» **AVAILABLE DATA**
const char* d3il_last_error(void) { return g_err.c_str(); }
size_t d3il_blob_sizeof(void) { return sizeof(d3il_model_blob); }
int d3il_version(void) { return 2; }

static void rg_drop(d3il_handle_s* h);
static void group_leave(d3il_handle_s* h);
static void rg_drop_for_free(d3il_handle_s* h) {
  if (h->rg_ready) for (int k = 0; k < RG_SLOTS; k++) { (void)hipGraphExecDestroy(h->rg_exec[k]); (void)hipGraphDestroy(h->rg_graph[k]); }
  if (h->rg_t_dev) (void)hipFree(h->rg_t_dev);
}
static void free_handle(d3il_handle_s* h) {
  if (!h) return;
  int dev = h->device;
  if (dev >= 0 && dev < 16) {
    std::lock_guard<std::mutex> lock(g_model_mutex);
    if (gen_task(h->task_id) && g_active_gen[dev].refs > 0) g_active_gen[dev].refs--;
    if (h->task_id == D3IL_TASK_STACKING && g_active_stack[dev].refs > 0) g_active_stack[dev].refs--;
  }
  void* ptrs[] = {h->dc, h->d_init_qpos, h->buf.obs, h->buf.done, h->buf.success, h->buf.mode, h->buf.state, h->buf.flags, h->buf.step_count, h->buf.policy_des,
                  h->info_is_view ? nullptr : (void*)h->buf.info_f64, h->d_scratch, h->d_ctx, h->d_mask, h->d_des_before, h->d_lg, h->d_reset_img, h->d_epilogue};
  for (void* p : ptrs) if (p) (void)hipFree(p);
  if (h->ring_created) for (int i = 0; i < 128; i++) { (void)hipEventDestroy(h->ring0[i]); (void)hipEventDestroy(h->ring1[i]); }
  rg_drop_for_free(h);
  delete h;
}
#define HIPCHK_H(x) do { hipError_t e_ = (x); if (e_ != hipSuccess) { free_handle(h); return fail(D3IL_EHIP, std::string(#x) + ": " + hipGetErrorString(e_)); } } while (0)

int d3il_create(int task_id, int n_envs, int device_id, const void* model_blob, size_t blob_len, d3il_handle* out) {
  if (!out || !model_blob) return fail(D3IL_EINVAL, "d3il_create: null argument");
  *out = nullptr;
  if (blob_len != sizeof(d3il_model_blob)) return fail(D3IL_EBLOB, "d3il_create: blob size mismatch");
  if (n_envs <= 0) return fail(D3IL_EINVAL, "d3il_create: n_envs must be positive");
  const d3il_model_blob& m = *(const d3il_model_blob*)model_blob;
  if (task_id != m.task_id) return fail(D3IL_EINVAL, "d3il_create: task_id does not match the model blob");
  if (task_id != D3IL_TASK_AVOIDING && task_id != D3IL_TASK_PUSHING && task_id != D3IL_TASK_SORTING && task_id != D3IL_TASK_STACKING && task_id != D3IL_TASK_ALIGNING && task_id != D3IL_TASK_INSERTING)
    return fail(D3IL_EUNSUPPORTED, "d3il_create: unknown task id (Avoiding, Pushing, Sorting, Stacking, Aligning and Inserting are implemented)");
  int ndev = 0;
  if (hipGetDeviceCount(&ndev) != hipSuccess || ndev <= 0) return fail(D3IL_ENODEVICE, "d3il_create: no HIP device available (there is no CPU fallback)");
  if (device_id < 0 || device_id >= ndev || device_id >= 16) return fail(D3IL_ENODEVICE, "d3il_create: device_id out of range");
  HIPCHK(hipSetDevice(device_id));
  d3il_handle_s* h = new d3il_handle_s();
  std::memset(&h->buf, 0, sizeof h->buf);
  h->task_id = -1; h->device = device_id;
  h->model = m; h->d_lg = nullptr; h->lg_flagged = nullptr; h->lg.n = 0;
  h->dc = nullptr; h->d_init_qpos = nullptr; h->d_scratch = nullptr; h->d_ctx = nullptr; h->d_mask = nullptr; h->ev_created = false; h->ring_created = false;
  h->tally_ctx = nullptr; h->tally_nctx = 0; h->tally_table = nullptr; h->tol_mode = 0; h->ctx_dim = 0; h->stack_reset_coop = 1; h->kc_id = 0;
  const char* err = "";
  int rc = build_panda_consts(m, h->hc, &err);
  if (rc) { free_handle(h); return fail(D3IL_EBLOB, std::string("d3il_create: ") + err); }
  finish_invweights(h->hc);
  if (gen_task(task_id) && build_gen_consts(m, h->hc, h->gc, &err)) { free_handle(h); return fail(D3IL_EBLOB, std::string("d3il_create: ") + err); }
  if (task_id == D3IL_TASK_STACKING && build_stack_consts(m, h->hc, h->kc, &err)) { free_handle(h); return fail(D3IL_EBLOB, std::string("d3il_create: ") + err); }
  if (task_id == D3IL_TASK_ALIGNING && build_coop_align_consts(m, h->hc, h->kc, h->atk, &err)) { free_handle(h); return fail(D3IL_EBLOB, std::string("d3il_create: ") + err); }
  {
// ... 862 lines not shown
  if (!(h->rg_enabled && h->task_id == D3IL_TASK_AVOIDING && stream != nullptr && h->started)) return D3IL_OK;
  hipStream_t s = (hipStream_t)stream;
  HIPCHK(hipSetDevice(h->device));
  if (h->rg_ready && (h->rg_seed != seed || h->rg_off != env_offset || h->rg_actions != actions || h->rg_counts != episode_counts_device || h->rg_stream != s ||
                      h->rg_timing != h->timing)) {
    HIPCHK(hipStreamSynchronize(h->rg_stream));
    rg_drop(h);
  }
  if (!h->rg_ready) return rg_capture(h, seed, env_offset, t, actions, episode_counts_device, s);
  return D3IL_OK;
}
static bool continues_sequence(const d3il_handle_s* h, uint64_t seed, uint64_t env_offset, uint32_t t, const double* actions, void* stream) {
  return h->prep_valid && h->prep_t == t && h->prep_seed == seed && h->prep_off == env_offset && h->prep_actions == actions && h->prep_stream == (hipStream_t)stream;
}
static int fused_step_begin(d3il_handle h, uint64_t seed, uint64_t env_offset, uint32_t t, double* actions, int64_t* episode_counts_device, void* stream, AvoidEpilogue& a) {
  const bool cont = continues_sequence(h, seed, env_offset, t, actions, stream);
  if (!h->d_des_before) { HIPCHK(hipSetDevice(h->device)); HIPCHK(hipMalloc(&h->d_des_before, (size_t)h->stride * 2 * sizeof(double))); }
  if (cont) h->prep_valid = 0;
  else { if (int rc = d3il_policy_action(h, seed, env_offset, t, actions, stream)) return rc; }
  d3il_buffers& b = h->buf;
  a = AvoidEpilogue{};
  a.img = h->reset_img; a.state = b.state; a.flags = b.flags; a.steps = b.step_count; a.obs = b.obs; a.done = b.done; a.success = b.success; a.mode = b.mode;
  a.n = h->n; a.stride = h->stride; a.des = b.policy_des; a.episode_counts = (long long*)episode_counts_device; a.mask = h->d_mask; a.ctx_id = h->tally_ctx;
  a.table = (long long*)h->tally_table; a.actions = actions; a.des_before = h->d_des_before; a.seed = seed; a.env_offset = env_offset; a.n_ctx = h->tally_nctx;
  if (split_step_kernel(h)) {
    if (!h->epilogue_valid || std::memcmp(&h->epilogue_host, &a, sizeof a) != 0) {
      HIPCHK(hipSetDevice(h->device));
      if (h->epilogue_valid && (h->epilogue_stream != (hipStream_t)stream || h->group)) HIPCHK(hipDeviceSynchronize());
      HIPCHK(hipMemcpyAsync(h->d_epilogue, &a, sizeof a, hipMemcpyHostToDevice, (hipStream_t)stream));
      HIPCHK(hipStreamSynchronize((hipStream_t)stream));
      h->epilogue_host = a; h->epilogue_valid = true; h->epilogue_stream = (hipStream_t)stream;
    }
  }
  return D3IL_OK;
}
static void fused_step_end(d3il_handle h, uint64_t seed, uint64_t env_offset, uint32_t t, double* actions, void* stream) {
  h->prep_valid = true; h->prep_t = t + 1u; h->prep_seed = seed; h->prep_off = env_offset; h->prep_actions = actions; h->prep_stream = (hipStream_t)stream;
}
static int rollout_step_single(d3il_handle h, uint64_t seed, uint64_t env_offset, uint32_t t, double* actions, int64_t* episode_counts_device, void* stream) {
  if (h && h->rg_enabled && h->task_id == D3IL_TASK_AVOIDING && stream != nullptr && actions && h->started) {
    hipStream_t s = (hipStream_t)stream;
    if (int rc_ = drop_prepared_action(h)) return rc_;
    if (int rc = d3il_random_rollout_prepare(h, seed, env_offset, t, actions, episode_counts_device, stream)) return rc;
    if (t != h->rg_next_t) { HIPCHK(hipMemcpyAsync(h->rg_t_dev, &t, sizeof(unsigned), hipMemcpyHostToDevice, s)); HIPCHK(hipStreamSynchronize(s)); }
    if (h->timing && h->rg_launched % RG_SAMPLE == RG_SAMPLE - 1) {
      if (int rc = d3il_policy_action(h, seed, env_offset, t, actions, stream)) return rc;
      if (int rc = d3il_step(h, actions, stream)) return rc;
      if (int rc = d3il_auto_reset(h, episode_counts_device, stream)) return rc;
      hipLaunchKernelGGL(k_inc_counter, dim3(1), dim3(64), 0, s, h->rg_t_dev);
      HIPCHK(hipGetLastError());
    } else HIPCHK(hipGraphLaunch(h->rg_exec[h->rg_launched % RG_SLOTS], s));
    h->rg_launched++; h->rg_next_t = t + 1;
    return D3IL_OK;
  }
  if (h && h->fuse_tail && h->task_id == D3IL_TASK_AVOIDING && actions && episode_counts_device && h->started) {
    AvoidEpilogue a;
    if (int rc = fused_step_begin(h, seed, env_offset, t, actions, episode_counts_device, stream, a)) return rc;
    if (split_step_kernel(h)) {
      if (int rc = step_launch(h, actions, stream, h->d_epilogue, t + 1u)) return rc;
    } else {
      if (int rc = d3il_step(h, actions, stream)) return rc;
      hipLaunchKernelGGL(k_avoiding_tail, dim3(h->stride / WAVE), dim3(WAVE), 0, (hipStream_t)stream, a, t + 1u);
      HIPCHK(hipGetLastError());
    }
    fused_step_end(h, seed, env_offset, t, actions, stream);
    return D3IL_OK;
  }
  if (int rc = d3il_policy_action(h, seed, env_offset, t, actions, stream)) return rc;
  if (int rc = d3il_step(h, actions, stream)) return rc;
  return d3il_auto_reset(h, episode_counts_device, stream);
}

» **TASK INSTRUCTIONS**
Begin with the first line of the listing above and write out each line exactly, ending with the line that contains "#define HIPCHK_H(x) do".

» **TASK OUTPUT**
const char* d3il_last_error(void) { return g_err.c_str(); }
size_t d3il_blob_sizeof(void) { return sizeof(d3il_model_blob); }
int d3il_version(void) { return 2; }

static void rg_drop(d3il_handle_s* h);
static void group_leave(d3il_handle_s* h);
static void rg_drop_for_free(d3il_handle_s* h) {
  if (h->rg_ready) for (int k = 0; k < RG_SLOTS; k++) { (void)hipGraphExecDestroy(h->rg_exec[k]); (void)hipGraphDestroy(h->rg_graph[k]); }
  if (h->rg_t_dev) (void)hipFree(h->rg_t_dev);
}
static void free_handle(d3il_handle_s* h) {
  if (!h) return;
  int dev = h->device;
  if (dev >= 0 && dev < 16) {
    std::lock_guard<std::mutex> lock(g_model_mutex);
    if (gen_task(h->task_id) && g_active_gen[dev].refs > 0) g_active_gen[dev].refs--;
    if (h->task_id == D3IL_TASK_STACKING && g_active_stack[dev].refs > 0) g_active_stack[dev].refs--;
  }
  void* ptrs[] = {h->dc, h->d_init_qpos, h->buf.obs, h->buf.done, h->buf.success, h->buf.mode, h->buf.state, h->buf.flags, h->buf.step_count, h->buf.policy_des,
                  h->info_is_view ? nullptr : (void*)h->buf.info_f64, h->d_scratch, h->d_ctx, h->d_mask, h->d_des_before, h->d_lg, h->d_reset_img, h->d_epilogue};
  for (void* p : ptrs) if (p) (void)hipFree(p);
  if (h->ring_created) for (int i = 0; i < 128; i++) { (void)hipEventDestroy(h->ring0[i]); (void)hipEventDestroy(h->ring1[i]); }
  rg_drop_for_free(h);
  delete h;
}
#define HIPCHK_H(x) do { hipError_t e_ = (x); if (e_ != hipSuccess) { free_handle(h); return fail(D3IL_EHIP, std::string(#x) + ": " + hipGetErrorString(e_)); } } while (0)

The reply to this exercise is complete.